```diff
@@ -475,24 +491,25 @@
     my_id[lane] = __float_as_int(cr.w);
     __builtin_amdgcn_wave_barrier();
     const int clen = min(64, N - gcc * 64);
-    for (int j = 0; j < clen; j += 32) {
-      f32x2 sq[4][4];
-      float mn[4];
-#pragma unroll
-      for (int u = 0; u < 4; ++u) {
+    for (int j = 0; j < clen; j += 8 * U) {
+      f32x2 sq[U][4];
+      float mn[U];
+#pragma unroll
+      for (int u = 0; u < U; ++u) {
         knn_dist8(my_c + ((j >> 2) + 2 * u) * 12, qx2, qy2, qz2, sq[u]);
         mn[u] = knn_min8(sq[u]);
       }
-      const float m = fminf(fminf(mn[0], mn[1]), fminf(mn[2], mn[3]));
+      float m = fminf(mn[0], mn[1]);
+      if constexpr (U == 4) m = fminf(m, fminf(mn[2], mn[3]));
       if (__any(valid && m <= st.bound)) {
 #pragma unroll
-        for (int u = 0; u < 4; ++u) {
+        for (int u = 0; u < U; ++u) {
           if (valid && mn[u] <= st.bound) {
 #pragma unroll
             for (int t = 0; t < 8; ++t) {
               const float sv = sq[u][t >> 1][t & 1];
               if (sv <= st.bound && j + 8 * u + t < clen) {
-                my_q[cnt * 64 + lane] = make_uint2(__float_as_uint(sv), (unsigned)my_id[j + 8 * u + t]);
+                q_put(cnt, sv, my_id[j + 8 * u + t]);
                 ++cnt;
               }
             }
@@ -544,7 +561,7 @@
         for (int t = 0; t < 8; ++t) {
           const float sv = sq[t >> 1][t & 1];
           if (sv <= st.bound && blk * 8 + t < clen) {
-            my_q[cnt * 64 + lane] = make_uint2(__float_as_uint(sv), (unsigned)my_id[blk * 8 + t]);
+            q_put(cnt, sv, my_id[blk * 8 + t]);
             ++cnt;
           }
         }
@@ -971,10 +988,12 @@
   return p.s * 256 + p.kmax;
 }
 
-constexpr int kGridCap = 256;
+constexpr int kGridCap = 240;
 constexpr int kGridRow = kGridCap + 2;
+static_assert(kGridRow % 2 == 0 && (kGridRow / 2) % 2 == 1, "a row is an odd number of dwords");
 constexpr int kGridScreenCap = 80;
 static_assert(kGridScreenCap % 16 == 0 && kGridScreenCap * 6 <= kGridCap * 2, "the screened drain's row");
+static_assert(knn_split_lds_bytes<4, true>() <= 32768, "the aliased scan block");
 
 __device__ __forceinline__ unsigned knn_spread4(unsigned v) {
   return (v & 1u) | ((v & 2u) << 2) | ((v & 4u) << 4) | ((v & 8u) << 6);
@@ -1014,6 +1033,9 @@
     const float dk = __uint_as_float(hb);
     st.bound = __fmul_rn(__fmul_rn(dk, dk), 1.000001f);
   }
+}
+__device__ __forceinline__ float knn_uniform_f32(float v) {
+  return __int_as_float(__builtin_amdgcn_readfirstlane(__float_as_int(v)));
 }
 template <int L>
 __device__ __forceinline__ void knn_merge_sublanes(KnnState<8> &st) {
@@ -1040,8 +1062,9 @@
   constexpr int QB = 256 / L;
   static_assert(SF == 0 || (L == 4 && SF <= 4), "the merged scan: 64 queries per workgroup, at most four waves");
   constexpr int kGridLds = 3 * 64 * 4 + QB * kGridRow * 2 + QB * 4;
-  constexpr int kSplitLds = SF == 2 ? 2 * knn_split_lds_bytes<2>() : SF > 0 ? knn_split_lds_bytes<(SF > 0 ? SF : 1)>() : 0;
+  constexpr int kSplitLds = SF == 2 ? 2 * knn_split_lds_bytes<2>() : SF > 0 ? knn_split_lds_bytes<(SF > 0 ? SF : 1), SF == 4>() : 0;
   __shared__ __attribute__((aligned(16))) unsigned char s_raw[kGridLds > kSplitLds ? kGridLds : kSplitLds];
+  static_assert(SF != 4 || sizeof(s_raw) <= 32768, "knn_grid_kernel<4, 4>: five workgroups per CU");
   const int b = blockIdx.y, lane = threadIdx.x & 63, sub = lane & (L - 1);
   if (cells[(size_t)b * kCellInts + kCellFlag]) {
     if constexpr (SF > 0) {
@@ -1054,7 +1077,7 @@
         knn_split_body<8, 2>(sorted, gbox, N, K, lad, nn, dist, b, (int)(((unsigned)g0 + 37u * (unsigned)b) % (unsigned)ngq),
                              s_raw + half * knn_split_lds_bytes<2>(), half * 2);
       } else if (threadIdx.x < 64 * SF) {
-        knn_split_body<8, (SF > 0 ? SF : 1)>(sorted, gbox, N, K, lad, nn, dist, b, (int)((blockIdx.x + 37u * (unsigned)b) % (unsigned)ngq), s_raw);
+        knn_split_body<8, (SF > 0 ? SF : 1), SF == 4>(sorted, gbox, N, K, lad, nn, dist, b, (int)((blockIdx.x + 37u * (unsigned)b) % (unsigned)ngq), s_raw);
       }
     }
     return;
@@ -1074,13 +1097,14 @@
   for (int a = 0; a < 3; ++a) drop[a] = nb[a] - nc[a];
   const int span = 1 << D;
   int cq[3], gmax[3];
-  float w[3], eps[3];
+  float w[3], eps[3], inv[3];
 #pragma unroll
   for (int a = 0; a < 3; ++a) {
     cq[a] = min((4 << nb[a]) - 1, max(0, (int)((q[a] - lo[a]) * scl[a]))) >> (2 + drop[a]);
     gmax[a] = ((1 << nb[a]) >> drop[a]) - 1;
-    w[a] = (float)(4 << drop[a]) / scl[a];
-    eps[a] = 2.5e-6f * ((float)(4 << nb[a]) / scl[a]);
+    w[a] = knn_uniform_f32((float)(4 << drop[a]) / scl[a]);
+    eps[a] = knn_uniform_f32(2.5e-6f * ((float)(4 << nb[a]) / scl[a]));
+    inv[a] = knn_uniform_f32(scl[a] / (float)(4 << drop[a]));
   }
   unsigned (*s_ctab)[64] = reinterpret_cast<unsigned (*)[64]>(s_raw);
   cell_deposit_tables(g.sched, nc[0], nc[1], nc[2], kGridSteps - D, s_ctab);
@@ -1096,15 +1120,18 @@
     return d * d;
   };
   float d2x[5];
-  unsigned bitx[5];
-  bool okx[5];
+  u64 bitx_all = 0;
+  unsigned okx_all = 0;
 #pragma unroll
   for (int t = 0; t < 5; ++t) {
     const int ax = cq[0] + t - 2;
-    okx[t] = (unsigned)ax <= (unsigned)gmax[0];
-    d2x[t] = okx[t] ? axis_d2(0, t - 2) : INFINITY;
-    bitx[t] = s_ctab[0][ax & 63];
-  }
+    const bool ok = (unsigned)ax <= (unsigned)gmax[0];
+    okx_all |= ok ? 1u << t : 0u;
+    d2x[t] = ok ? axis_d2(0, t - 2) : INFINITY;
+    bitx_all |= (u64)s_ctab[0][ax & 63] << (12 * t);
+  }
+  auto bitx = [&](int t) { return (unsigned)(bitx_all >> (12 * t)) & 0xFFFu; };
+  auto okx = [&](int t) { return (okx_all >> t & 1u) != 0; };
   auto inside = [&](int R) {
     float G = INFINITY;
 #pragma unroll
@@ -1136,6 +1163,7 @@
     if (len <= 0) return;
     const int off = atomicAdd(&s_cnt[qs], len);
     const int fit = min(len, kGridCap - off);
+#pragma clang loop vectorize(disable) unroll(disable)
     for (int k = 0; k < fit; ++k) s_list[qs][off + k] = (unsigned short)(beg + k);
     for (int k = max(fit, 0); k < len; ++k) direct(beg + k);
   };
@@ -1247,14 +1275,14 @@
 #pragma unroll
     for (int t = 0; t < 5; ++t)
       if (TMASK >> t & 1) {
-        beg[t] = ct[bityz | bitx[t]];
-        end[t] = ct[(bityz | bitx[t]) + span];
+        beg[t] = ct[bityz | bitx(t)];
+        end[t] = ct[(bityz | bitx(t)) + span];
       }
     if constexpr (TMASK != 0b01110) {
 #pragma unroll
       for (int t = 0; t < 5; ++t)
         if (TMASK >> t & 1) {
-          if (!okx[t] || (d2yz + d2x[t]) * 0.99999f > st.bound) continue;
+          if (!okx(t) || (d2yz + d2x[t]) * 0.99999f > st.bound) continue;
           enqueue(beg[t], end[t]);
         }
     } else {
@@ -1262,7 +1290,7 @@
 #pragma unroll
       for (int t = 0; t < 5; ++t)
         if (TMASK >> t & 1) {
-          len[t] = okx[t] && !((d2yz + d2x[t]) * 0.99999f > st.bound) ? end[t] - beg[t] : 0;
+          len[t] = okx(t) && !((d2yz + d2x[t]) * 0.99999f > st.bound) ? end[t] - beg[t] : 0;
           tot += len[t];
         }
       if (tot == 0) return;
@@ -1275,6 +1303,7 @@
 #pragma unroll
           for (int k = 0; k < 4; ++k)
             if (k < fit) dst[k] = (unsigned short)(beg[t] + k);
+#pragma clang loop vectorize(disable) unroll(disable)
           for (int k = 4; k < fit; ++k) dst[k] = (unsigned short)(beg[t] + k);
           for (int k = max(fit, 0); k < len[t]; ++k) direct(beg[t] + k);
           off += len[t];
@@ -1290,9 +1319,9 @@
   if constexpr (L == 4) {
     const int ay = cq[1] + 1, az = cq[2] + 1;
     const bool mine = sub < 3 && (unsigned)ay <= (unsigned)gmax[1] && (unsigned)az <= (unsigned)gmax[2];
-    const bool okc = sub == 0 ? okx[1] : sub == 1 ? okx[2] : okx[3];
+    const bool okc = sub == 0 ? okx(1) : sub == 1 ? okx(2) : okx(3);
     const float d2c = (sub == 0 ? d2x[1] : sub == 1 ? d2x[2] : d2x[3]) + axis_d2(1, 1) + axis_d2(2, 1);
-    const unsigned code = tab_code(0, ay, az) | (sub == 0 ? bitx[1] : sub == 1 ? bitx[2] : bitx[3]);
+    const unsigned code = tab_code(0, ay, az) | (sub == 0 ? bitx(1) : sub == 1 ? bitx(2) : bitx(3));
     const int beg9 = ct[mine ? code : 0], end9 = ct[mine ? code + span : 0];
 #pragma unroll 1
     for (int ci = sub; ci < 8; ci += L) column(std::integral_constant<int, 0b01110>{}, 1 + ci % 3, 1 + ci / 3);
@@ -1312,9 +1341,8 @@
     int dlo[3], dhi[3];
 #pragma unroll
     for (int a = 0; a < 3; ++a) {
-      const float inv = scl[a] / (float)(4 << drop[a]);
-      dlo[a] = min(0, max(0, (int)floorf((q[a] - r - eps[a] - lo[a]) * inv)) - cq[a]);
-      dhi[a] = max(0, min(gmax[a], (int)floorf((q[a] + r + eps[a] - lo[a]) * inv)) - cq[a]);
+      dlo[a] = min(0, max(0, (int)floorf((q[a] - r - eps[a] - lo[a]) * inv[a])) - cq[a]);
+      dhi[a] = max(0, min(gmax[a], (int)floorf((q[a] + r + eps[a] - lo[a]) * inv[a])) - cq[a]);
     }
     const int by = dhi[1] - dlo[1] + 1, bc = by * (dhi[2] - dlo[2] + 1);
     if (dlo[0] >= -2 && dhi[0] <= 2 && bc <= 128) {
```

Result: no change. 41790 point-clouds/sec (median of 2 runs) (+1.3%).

::::

— AIM OF THE EXERCISE —
Only a number is expected here: how many lines of the records above contain "auto".

— RESULT BELOW —
3